template <bool WIDE> __global__ __launch_bounds__(WIDE ? 1024 : 256) void k_sort_service(const SvcParams P)
{
  constexpr uint32_t NT = WIDE ? 1024u : 256u;
  extern __shared__ __attribute__((aligned(16))) unsigned char pool[];
  __shared__ SvcTask s_task;
  __shared__ int s_state;
  __shared__ SvcJobLds s_job;
  __shared__ SvcPartLds<NT> s_part;
  const uint32_t tid = threadIdx.x;
  const SvcQueue q = P.q[WIDE ? 0 : 1];
  if (tid == 0)
  {
    s_job.tag = 0xFFFFFFFFu;
    atomicAdd(P.stats + (WIDE ? 2 : 3), 1u);
    if (!WIDE && blockIdx.x == 0) __hip_atomic_store(P.host + SVC_H_NARROW, 1u, __ATOMIC_RELAXED, __HIP_MEMORY_SCOPE_SYSTEM);
    if (WIDE) __hip_atomic_store(P.host + SVC_H_STARTED + blockIdx.x, 1u, __ATOMIC_RELAXED, __HIP_MEMORY_SCOPE_SYSTEM);
  }
  unsigned long long t_last = wall_clock64();
  const unsigned long long t_start = t_last;
  uint32_t acc[8] = {0, 0, 0, 0, 0, 0, 0, 0};
  unsigned long long t_poll = t_last, t_task = t_last;
  for (;;)
  {
    if (tid == 0)
    {
      int st = 0;
      t_poll = wall_clock64();
      SvcTask t;
      uint32_t nap = 1, polls = 0;
      const uint32_t ticket = svc_ticket(q);
      uint32_t *dbg = P.dbg ? P.dbg + 4 * (blockIdx.x + (WIDE ? 0u : 4096u)) : nullptr;
      for (;;)
      {
        if (dbg)
        {
          SVC_ST(dbg, 1u);
          SVC_ST(dbg + 1, polls);
          SVC_ST(dbg + 2, (uint32_t) (wall_clock64() - t_start));
        }
        if (svc_take(q, ticket, t))
        {
          st = 1;
          break;
        }
        if (const uint32_t err = ((polls & 7u) == 0 ? svc_read(P.error) : 0u))
        {
          for (uint32_t k = 0; k < 4; ++k) __hip_atomic_store(P.host + SVC_H_ERROR + 1 + k, SVC_LD(P.error + 8 + k), __ATOMIC_RELAXED, __HIP_MEMORY_SCOPE_SYSTEM);
          __hip_atomic_store(P.host + SVC_H_ERROR, err, __ATOMIC_RELAXED, __HIP_MEMORY_SCOPE_SYSTEM);
          st = 2;
          if (dbg) SVC_ST(dbg + 3, 6u);
          break;
        }
        if ((++polls & 15u) == 0)
        {
          const uint32_t qv = svc_read(P.quit_d);
          if (qv == P.quit_word)
          {
            st = 2;
            if (dbg) SVC_ST(dbg + 3, 7u);
            break;
          }
          if (qv != 0u) atomicAdd(P.stats + 6, 1u);
        }
        if ((polls & 15u) == 0 && wall_clock64() - t_last > P.timeout_ticks)
        {
          atomicAdd(P.stats + (WIDE ? 4 : 5), 1u);
          st = 2;
          if (dbg) SVC_ST(dbg + 3, 8u);
          break;
        }
        for (uint32_t k = 0; k < nap; ++k) __builtin_amdgcn_s_sleep(32);
        if (nap < 4) ++nap;
      }
      if (st == 1)
      {
        svc_acquire();
        const uint32_t tag = t.type_job >> 4;
        if (s_job.tag != tag)
        {
          SvcJob *job = P.jobs + (tag & 0xFFu);
          unsigned long long *src = reinterpret_cast<unsigned long long *>(job);
          unsigned long long v[9];
#pragma unroll
          for (int k = 0; k < 9; ++k) v[k] = svc_read(src + k);
          s_job.key = (uint32_t *) v[0];
          s_job.idx = (uint32_t *) v[1];
          s_job.posL = (uint32_t *) v[2];
          s_job.posR = (uint32_t *) v[3];
          s_job.hscratch = (hent *) v[4];
          s_job.scratch32 = (uint32_t *) v[5];
          s_job.scratch32b = (uint32_t *) v[6];
          s_job.rka = (unsigned long long *) v[7];
          s_job.rkb = (unsigned long long *) v[8];
          s_job.job = job;
          s_job.tag = tag;
        }
// ... 205 lines not shown
      {
        asm volatile("s_waitcnt vmcnt(0)" ::: "memory");
        atomicSub(S.live, 1u);
      }
    }
    else if (type == SVC_T_HEAP)
    {
      const uint32_t m = t.last - t.first;
      if (WIDE)
        heap_big_body(t.first, t.last, J.key, J.idx, J.hscratch, J.scratch32, J.scratch32b, J.rka, J.rkb, reinterpret_cast<hent *>(pool), P.cap32, NT);
      else
        heap_small_body<T>(t.first, t.last, J.key, J.idx, reinterpret_cast<hent *>(pool), NT, team);
      svc_drain_barrier(team);
      if (tid == 0)
      {
        if (S.heavy && m > S.heavy_min) atomicMax(S.heavy + S.gof[t.first], m);
        if (S.trace)
        {
          const unsigned long long now = wall_clock64();
          atomicMax(S.trace + 1, ((unsigned long long) m << 40) | (t_task & 0xFFFFFFFFFFull));
          atomicMax(S.trace + 2, ((unsigned long long) m << 40) | ((now - t_task) & 0xFFFFFFFFFFull));
        }
        svc_retire(P, job, job_tag, m);
      }
    }
    else if (type == SVC_T_FIN && !WIDE)
    {
      Fin2Lds &L = *reinterpret_cast<Fin2Lds *>(pool);
      fin2_body<T>(L, t.first, t.last, t.depth, J.key, J.idx, team);
      svc_drain_barrier(team);
      if (tid == 0)
      {
        if (L.bad) SVC_FAIL(P, 64u, t.first, t.last, L.bad | (L.q_tail << 8) | (L.n_ext << 20));
        const uint32_t nh = L.n_ext < F2_EXT ? L.n_ext : F2_EXT;
        if (nh && (P.q[0].release & 1u)) svc_release();
        for (uint32_t k = 0; k < nh; ++k) svc_push_heap(P, job, job_tag, L.ext[k].x, L.ext[k].y);
        svc_retire(P, job, job_tag, (t.last - t.first) - L.ext_elems);
        asm volatile("s_waitcnt vmcnt(0)" ::: "memory");
        atomicSub(S.live, 1u);
      }
    }
    else if (tid == 0)
      SVC_FAIL(P, 16u, type, t.first, t.last);
    if (tid == 0)
    {
      t_last = wall_clock64();
      if (S.trace)
      {
        if (type != SVC_T_HEAP) atomicMax(S.trace + 3, t_last);
        atomicMax(S.trace + 4, t_last);
      }
    }
    team.sync();
  }
}

__global__ __launch_bounds__(1024) void k_sort_job(const SjParams S, const SvcJobLds J)
{
  extern __shared__ __attribute__((aligned(16))) unsigned char pool[];
  __shared__ SvcTask s_task[SJ_TEAMS];
  __shared__ int s_state[SJ_TEAMS];
  __shared__ uint32_t s_bar[SJ_TEAMS][2];
  __shared__ union
  {
    SvcPartLds<1024> wide;
    SvcPartLds<256> narrow[SJ_TEAMS];
  } s_part;
  if (blockIdx.x < S.n_wide)
  {
    sj_serve<true>(S, J, s_task[0], s_state[0], s_part.wide, pool, S.P.pos[0] + 2ull * S.P.pos_cap[0] * blockIdx.x, WgLive{{}, S.live});
    return;
  }
  const uint32_t team = threadIdx.x >> 8;
  if ((threadIdx.x & 255u) == 0)
  {
    s_bar[team][0] = 0u;
    s_bar[team][1] = 0u;
  }
  __syncthreads();
  sj_serve<false>(S, J, s_task[team], s_state[team], s_part.narrow[team], pool + team * SJ_TEAM_LDS,
                  S.P.pos[1] + 2ull * S.P.pos_cap[1] * ((blockIdx.x - S.n_wide) * SJ_TEAMS + team), LdsTeam{s_bar[team], team * 256u, S.live});
}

_What the task requires:_ Please copy the whole of the material exactly as written.

_Exercise answer:_
template <bool WIDE> __global__ __launch_bounds__(WIDE ? 1024 : 256) void k_sort_service(const SvcParams P)
{
  constexpr uint32_t NT = WIDE ? 1024u : 256u;
  extern __shared__ __attribute__((aligned(16))) unsigned char pool[];
  __shared__ SvcTask s_task;
  __shared__ int s_state;
  __shared__ SvcJobLds s_job;
  __shared__ SvcPartLds<NT> s_part;
  const uint32_t tid = threadIdx.x;
  const SvcQueue q = P.q[WIDE ? 0 : 1];
  if (tid == 0)
  {
    s_job.tag = 0xFFFFFFFFu;
    atomicAdd(P.stats + (WIDE ? 2 : 3), 1u);
    if (!WIDE && blockIdx.x == 0) __hip_atomic_store(P.host + SVC_H_NARROW, 1u, __ATOMIC_RELAXED, __HIP_MEMORY_SCOPE_SYSTEM);
    if (WIDE) __hip_atomic_store(P.host + SVC_H_STARTED + blockIdx.x, 1u, __ATOMIC_RELAXED, __HIP_MEMORY_SCOPE_SYSTEM);
  }
  unsigned long long t_last = wall_clock64();
  const unsigned long long t_start = t_last;
  uint32_t acc[8] = {0, 0, 0, 0, 0, 0, 0, 0};
  unsigned long long t_poll = t_last, t_task = t_last;
  for (;;)
  {
    if (tid == 0)
    {
      int st = 0;
      t_poll = wall_clock64();
      SvcTask t;
      uint32_t nap = 1, polls = 0;
      const uint32_t ticket = svc_ticket(q);
      uint32_t *dbg = P.dbg ? P.dbg + 4 * (blockIdx.x + (WIDE ? 0u : 4096u)) : nullptr;
      for (;;)
      {
        if (dbg)
        {
          SVC_ST(dbg, 1u);
          SVC_ST(dbg + 1, polls);
          SVC_ST(dbg + 2, (uint32_t) (wall_clock64() - t_start));
        }
        if (svc_take(q, ticket, t))
        {
          st = 1;
          break;
        }
        if (const uint32_t err = ((polls & 7u) == 0 ? svc_read(P.error) : 0u))
        {
          for (uint32_t k = 0; k < 4; ++k) __hip_atomic_store(P.host + SVC_H_ERROR + 1 + k, SVC_LD(P.error + 8 + k), __ATOMIC_RELAXED, __HIP_MEMORY_SCOPE_SYSTEM);
          __hip_atomic_store(P.host + SVC_H_ERROR, err, __ATOMIC_RELAXED, __HIP_MEMORY_SCOPE_SYSTEM);
          st = 2;
          if (dbg) SVC_ST(dbg + 3, 6u);
          break;
        }
        if ((++polls & 15u) == 0)
        {
          const uint32_t qv = svc_read(P.quit_d);
          if (qv == P.quit_word)
          {
            st = 2;
            if (dbg) SVC_ST(dbg + 3, 7u);
            break;
          }
          if (qv != 0u) atomicAdd(P.stats + 6, 1u);
        }
        if ((polls & 15u) == 0 && wall_clock64() - t_last > P.timeout_ticks)
        {
          atomicAdd(P.stats + (WIDE ? 4 : 5), 1u);
          st = 2;
          if (dbg) SVC_ST(dbg + 3, 8u);
          break;
        }
        for (uint32_t k = 0; k < nap; ++k) __builtin_amdgcn_s_sleep(32);
        if (nap < 4) ++nap;
      }
      if (st == 1)
      {
        svc_acquire();
        const uint32_t tag = t.type_job >> 4;
        if (s_job.tag != tag)
        {
          SvcJob *job = P.jobs + (tag & 0xFFu);
          unsigned long long *src = reinterpret_cast<unsigned long long *>(job);
          unsigned long long v[9];
#pragma unroll
          for (int k = 0; k < 9; ++k) v[k] = svc_read(src + k);
          s_job.key = (uint32_t *) v[0];
          s_job.idx = (uint32_t *) v[1];
          s_job.posL = (uint32_t *) v[2];
          s_job.posR = (uint32_t *) v[3];
          s_job.hscratch = (hent *) v[4];
          s_job.scratch32 = (uint32_t *) v[5];
          s_job.scratch32b = (uint32_t *) v[6];
          s_job.rka = (unsigned long long *) v[7];
          s_job.rkb = (unsigned long long *) v[8];
          s_job.job = job;
          s_job.tag = tag;
        }
// ... 205 lines not shown
      {
        asm volatile("s_waitcnt vmcnt(0)" ::: "memory");
        atomicSub(S.live, 1u);
      }
    }
    else if (type == SVC_T_HEAP)
    {
      const uint32_t m = t.last - t.first;
      if (WIDE)
        heap_big_body(t.first, t.last, J.key, J.idx, J.hscratch, J.scratch32, J.scratch32b, J.rka, J.rkb, reinterpret_cast<hent *>(pool), P.cap32, NT);
      else
        heap_small_body<T>(t.first, t.last, J.key, J.idx, reinterpret_cast<hent *>(pool), NT, team);
      svc_drain_barrier(team);
      if (tid == 0)
      {
        if (S.heavy && m > S.heavy_min) atomicMax(S.heavy + S.gof[t.first], m);
        if (S.trace)
        {
          const unsigned long long now = wall_clock64();
          atomicMax(S.trace + 1, ((unsigned long long) m << 40) | (t_task & 0xFFFFFFFFFFull));
          atomicMax(S.trace + 2, ((unsigned long long) m << 40) | ((now - t_task) & 0xFFFFFFFFFFull));
        }
        svc_retire(P, job, job_tag, m);
      }
    }
    else if (type == SVC_T_FIN && !WIDE)
    {
      Fin2Lds &L = *reinterpret_cast<Fin2Lds *>(pool);
      fin2_body<T>(L, t.first, t.last, t.depth, J.key, J.idx, team);
      svc_drain_barrier(team);
      if (tid == 0)
      {
        if (L.bad) SVC_FAIL(P, 64u, t.first, t.last, L.bad | (L.q_tail << 8) | (L.n_ext << 20));
        const uint32_t nh = L.n_ext < F2_EXT ? L.n_ext : F2_EXT;
        if (nh && (P.q[0].release & 1u)) svc_release();
        for (uint32_t k = 0; k < nh; ++k) svc_push_heap(P, job, job_tag, L.ext[k].x, L.ext[k].y);
        svc_retire(P, job, job_tag, (t.last - t.first) - L.ext_elems);
        asm volatile("s_waitcnt vmcnt(0)" ::: "memory");
        atomicSub(S.live, 1u);
      }
    }
    else if (tid == 0)
      SVC_FAIL(P, 16u, type, t.first, t.last);
    if (tid == 0)
    {
      t_last = wall_clock64();
      if (S.trace)
      {
        if (type != SVC_T_HEAP) atomicMax(S.trace + 3, t_last);
        atomicMax(S.trace + 4, t_last);
      }
    }
    team.sync();
  }
}

__global__ __launch_bounds__(1024) void k_sort_job(const SjParams S, const SvcJobLds J)
{
  extern __shared__ __attribute__((aligned(16))) unsigned char pool[];
  __shared__ SvcTask s_task[SJ_TEAMS];
  __shared__ int s_state[SJ_TEAMS];
  __shared__ uint32_t s_bar[SJ_TEAMS][2];
  __shared__ union
  {
    SvcPartLds<1024> wide;
    SvcPartLds<256> narrow[SJ_TEAMS];
  } s_part;
  if (blockIdx.x < S.n_wide)
  {
    sj_serve<true>(S, J, s_task[0], s_state[0], s_part.wide, pool, S.P.pos[0] + 2ull * S.P.pos_cap[0] * blockIdx.x, WgLive{{}, S.live});
    return;
  }
  const uint32_t team = threadIdx.x >> 8;
  if ((threadIdx.x & 255u) == 0)
  {
    s_bar[team][0] = 0u;
    s_bar[team][1] = 0u;
  }
  __syncthreads();
  sj_serve<false>(S, J, s_task[team], s_state[team], s_part.narrow[team], pool + team * SJ_TEAM_LDS,
                  S.P.pos[1] + 2ull * S.P.pos_cap[1] * ((blockIdx.x - S.n_wide) * SJ_TEAMS + team), LdsTeam{s_bar[team], team * 256u, S.live});
}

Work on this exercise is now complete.